WORK REQUEST: Copy out every line of the records where the string "geometry" occurs.

DATASET EXCERPTS:
# THU-luvision/TextureFusion

Measured on AMD Instinct MI355X. Metric: RGB-D frames/s (TSDF integrate + atlas update: prepare->integrate->finalize, UpdateMeshes, GeneratePatches + UpdateAtlas over the frame's dirty chunks), higher is better.
Workload: dtype f32

## Files before the change

### texturefusion_amd/csrc/tf_kernels.hip

```cpp
#include <stdlib.h>

#include <atomic>
#include "tf_device.h"
#include "tf_devfn.h"
#include "tf_host_math.h"
#include "tf_patch_body.h"
#include "tf_voxel_math.h"

#pragma clang fp contract(off)
#ifndef TF_KA_GP
#define TF_KA_GP 2
#endif


namespace tf {

__global__ void k_reset_ctl(FrameCtl* ctl, VolCtl* vctl) {
  if (blockIdx.x == 0 && threadIdx.x == 0) {
    for (int a = 0; a < 3; ++a) {
      ctl->bbox_key[a] = f2key(1e8f);
      ctl->bbox_key[3 + a] = f2key(-1e8f);
      ctl->min_id[a] = ctl->max_id[a] = ctl->dims[a] = 0;
    }
    ctl->n_coarse = 0;
// ... 497 lines not shown
  auto item_pos = [&](const uint32_t e) -> uint32_t { return FUSED ? list_phys(v, e, nf) : e; };
  const int vy = lane >> 3;
  const int W = cam.W, H = cam.H;
  if (FUSED && bid == 0 && threadIdx.x == 0) {
    for (int a = 0; a < 3; ++a) {
      L.ctl->bbox_key[a] = f2key(1e8f);
      L.ctl->bbox_key[3 + a] = f2key(-1e8f);
    }
  }

  const uint32_t e_first = wave, e_step = nwaves;
  u32x8 rec_next;
  {
    const uint32_t e0 = e_first < n_items ? e_first : 0u;
    const uint32_t p0 = n_items ? item_pos(e0) : 0u;
    rec_next = *(const_u32x8_ptr)(unsigned long long)(&L.list_pre[4 * (p0 < v.max_list ? p0 : 0u)]);
  }

  __shared__ float cenT[3][kChunkVoxels];
  {
    const float4* src = reinterpret_cast<const float4*>(L.cen);
    float4* dst = reinterpret_cast<float4*>(&cenT[0][0]);
    for (int i = threadIdx.x; i < 3 * kChunkVoxels / 4; i += 256) dst[i] = src[i];
  }
  __syncthreads();

  const __amdgpu_buffer_rsrc_t rs_depth =
      __builtin_amdgcn_make_buffer_rsrc((void*)img.depth, 0, W * H * 4, 0x00020000);
  const __amdgpu_buffer_rsrc_t rs_rgba =
      __builtin_amdgcn_make_buffer_rsrc((void*)img.rgba, 0, COLOR ? W * H * 4 : 0, 0x00020000);
  const __amdgpu_buffer_rsrc_t rs_qual =
      __builtin_amdgcn_make_buffer_rsrc((void*)img.quality, 0, QUALITY ? W * H * 4 : 0, 0x00020000);

  const uint32_t row_lo = lane < 32 ? (0xFFu << (lane & 24)) : 0u;
  const uint32_t row_hi = lane < 32 ? 0u : (0xFFu << (lane & 24));
  auto row_any = [&](const unsigned long long m) -> bool {
    return ((((uint32_t)m) & row_lo) | (((uint32_t)(m >> 32)) & row_hi)) != 0u;
  };
  auto ballot = [](const bool b) -> unsigned long long { return __builtin_amdgcn_ballot_w64(b); };

  float c_near = cam.nearP, c_far = cam.farP, c_thr = kc.thrCol, c_lower = kc.lower, c_sigma = kc.sigma;
  asm volatile("" : "+v"(c_near), "+v"(c_far), "+v"(c_thr), "+v"(c_lower), "+v"(c_sigma));

  if (TL && (kc.dbg & 8192u) && lane == 0 && wave < (uint32_t)kPhaseWaves)
  {
    v.phase_buf[wave * 16 + 14] = __builtin_amdgcn_s_memrealtime();
    v.phase_buf[wave * 16 + 8] = 0;
    v.phase_buf[wave * 16 + 9] = 0;
  }

  for (uint32_t e = e_first, e_next = e_first + e_step; e < n_items; e = e_next) {
    const uint32_t pe = item_pos(e);
    const u32x8 prw = rec_next;
    {
      e_next = e + e_step;
      const uint32_t en = e_next < n_items ? e_next : e;
      rec_next = *(const_u32x8_ptr)(unsigned long long)(&L.list_pre[4 * item_pos(en)]);
    }
    const int4 id = make_int4((int)prw[5], (int)prw[6], (int)prw[7], 0);
    const bool owned = part_owned(v, id.x, id.y, id.z);
    if (!owned) {
      if (FUSED && lane == 0) {
        L.list_slot[pe] = kInvalidSlot; L.list_ent[pe] = 0; L.list_new[pe] = 0; L.list_needs[pe] = 0;
        L.list_quality[pe] = 0.0f; L.list_rows[pe] = 0;
      }
      continue;
    }
    const unsigned long long key = pack_id(id.x, id.y, id.z);
    const uint32_t i0 = hash_key(key) & v.hmask;
    u32x4 h0 = {0u, 0u, 0u, 0u};
    uint32_t slot = kInvalidSlot;
    if (FUSED) h0 = *(const_u32x4_ptr)(unsigned long long)(&v.hent[i0]);
    else slot = L.list_slot[pe];
    bool is_new = false;
    uint32_t ent = i0;

    const float o0 = __uint_as_float(prw[0]), o1 = __uint_as_float(prw[1]), o2 = __uint_as_float(prw[2]);
    const float pbx = __uint_as_float(prw[3]), pby = __uint_as_float(prw[4]);
    const f32x2 o01 = {o0, o1};
    const f32x2 fxy = {cam.fxi, cam.fyi}, cxy = {kc.cxs, kc.cys};
    const float wD = FLAG ? pbx : -pbx;
    const float upper = pby;
    const float band = 32.0f * kc.res;
    const bool div_safe = (fabsf(o2) > band) && (fabsf(o2) < 1048576.0f) && (fabsf(o0) < 1048576.0f) &&
                          (fabsf(o1) < 1048576.0f) && (kc.res > 1e-6f) && (kc.res < 16.0f);
    if (TL && (kc.dbg & 8192u) && e == e_first && lane == 0 && wave < (uint32_t)kPhaseWaves) {
      asm volatile("" :: "s"(o0), "s"(o1), "s"(o2), "s"(id.x));
      v.phase_buf[wave * 16 + 15] = __builtin_amdgcn_s_memrealtime();
    }

    int off_d[8];
    int oobl[QUALITY ? 8 : 1];
    int oob_any = 0;
    uint32_t R = 64;
    unsigned long long all_valid = ~0ull;
    uint32_t oob_bits = 0;
    auto geometry = [&](auto safe_tag) {
      constexpr bool SAFE = decltype(safe_tag)::value;
#pragma unroll
      for (int j = 0; j < 8; ++j) {
        const int k = j * 64 + lane;
        const f32x2 pxy = o01 + (f32x2){cenT[0][k], cenT[1][k]};
        const float pzv = o2 + cenT[2][k];
        f32x2 q;
        if (SAFE) {
          q = div2_by(pxy, recip_refined(pzv));
        } else {
          q.x = pxy.x / pzv;
          q.y = pxy.y / pzv;
        }
        const f32x2 uw = q * fxy + cxy;
        const int X = SAFE ? cvt_rne_hw(uw.x) : cvt_sat_rne(uw.x);
        const int Y = SAFE ? cvt_rne_hw(uw.y) : cvt_sat_rne(uw.y);
        const bool valid = ((unsigned)(X - 1) < (unsigned)(W - 2)) && ((unsigned)(Y - 1) < (unsigned)(H - 2));
        all_valid &= ballot(valid);
        int od = (__mul24(Y, W) + X) * 4;
        asm volatile("" : "+v"(od));
        off_d[j] = valid ? od : kOOB;
        if (COLOR) oob_bits |= (((unsigned)X > (unsigned)(W - 1)) || ((unsigned)Y > (unsigned)(H - 1))) ? (1u << j) : 0u;
      }
    };
    if (div_safe) geometry(std::true_type{});
    else geometry(std::false_type{});
    if (QUALITY) {
#pragma unroll
      for (int j = 0; j < 8; ++j) oobl[j] = 0;
    }
    if (all_valid != ~0ull) {
#pragma unroll
      for (int j = 0; j < 8; ++j) {
        if (R == 64u) {
          const unsigned long long vmj = ballot(off_d[j] != kOOB);
          const unsigned long long dead = nonzero_bytes(vmj) ^ 0x0101010101010101ull;
          if (dead) R = (uint32_t)(j * 8) + ((uint32_t)__builtin_ctzll(dead) >> 3);
        }
        const bool live_lane = (uint32_t)(j * 8 + vy) < R;
        if (COLOR) {
          const bool oob = live_lane && ((oob_bits >> j) & 1u);
          oob_any |= oob ? 1 : 0;
          if (QUALITY) oobl[j] = oob ? 1 : 0;
        }
        off_d[j] = live_lane ? off_d[j] : kOOB;
      }
    }

    float dep[8];
#pragma unroll
    for (int j = 0; j < 8; ++j)
      dep[j] = __uint_as_float(__builtin_amdgcn_raw_buffer_load_b32(rs_depth, off_d[j], 0, 0));

    bool lazy_revive = false;
    if (FUSED) {
      if ((((unsigned long long)h0.y << 32) | h0.x) == key && h0.z != kInvalidSlot) {
        slot = h0.z;
        is_new = lazy_revive = (h0.w == 0u);
      } else {
        uint32_t s0 = kInvalidSlot, nw = 1, en = 0;
        if (lane == 0) {
          bool bnew = true;
          s0 = chunk_acquire(v, id, &bnew, &en);
          nw = bnew ? 1u : 0u;
        }
        slot = (uint32_t)__builtin_amdgcn_readfirstlane((int)s0);
        is_new = __builtin_amdgcn_readfirstlane((int)nw) != 0;
        ent = (uint32_t)__builtin_amdgcn_readfirstlane((int)en);
      }
    }
    if (slot == kInvalidSlot) {
      if (FUSED && lane == 0) {
        L.list_slot[pe] = kInvalidSlot; L.list_ent[pe] = 0; L.list_new[pe] = 0; L.list_needs[pe] = 0;
        L.list_quality[pe] = 0.0f; L.list_rows[pe] = 0;
      }
      continue;
    }
    const __amdgpu_buffer_rsrc_t rs_T =
        __builtin_amdgcn_make_buffer_rsrc((void*)(v.tsdf + (size_t)slot * kChunkVoxels), 0, 4096, 0x00020000);
    const __amdgpu_buffer_rsrc_t rs_C =
        __builtin_amdgcn_make_buffer_rsrc((void*)(v.color + (size_t)slot * kChunkVoxels), 0, 4096, 0x00020000);

    float qsum = 0.0f;
    uint32_t lanes_t = 0, lanes_c = 0;
    uint32_t sword = 0;
    unsigned long long m_ok = 0, m_pos = 0, m_neg = 0, m_hvy = 0;
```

ANSWER TO THE EXERCISE:
    auto geometry = [&](auto safe_tag) {
    if (div_safe) geometry(std::true_type{});
    else geometry(std::false_type{});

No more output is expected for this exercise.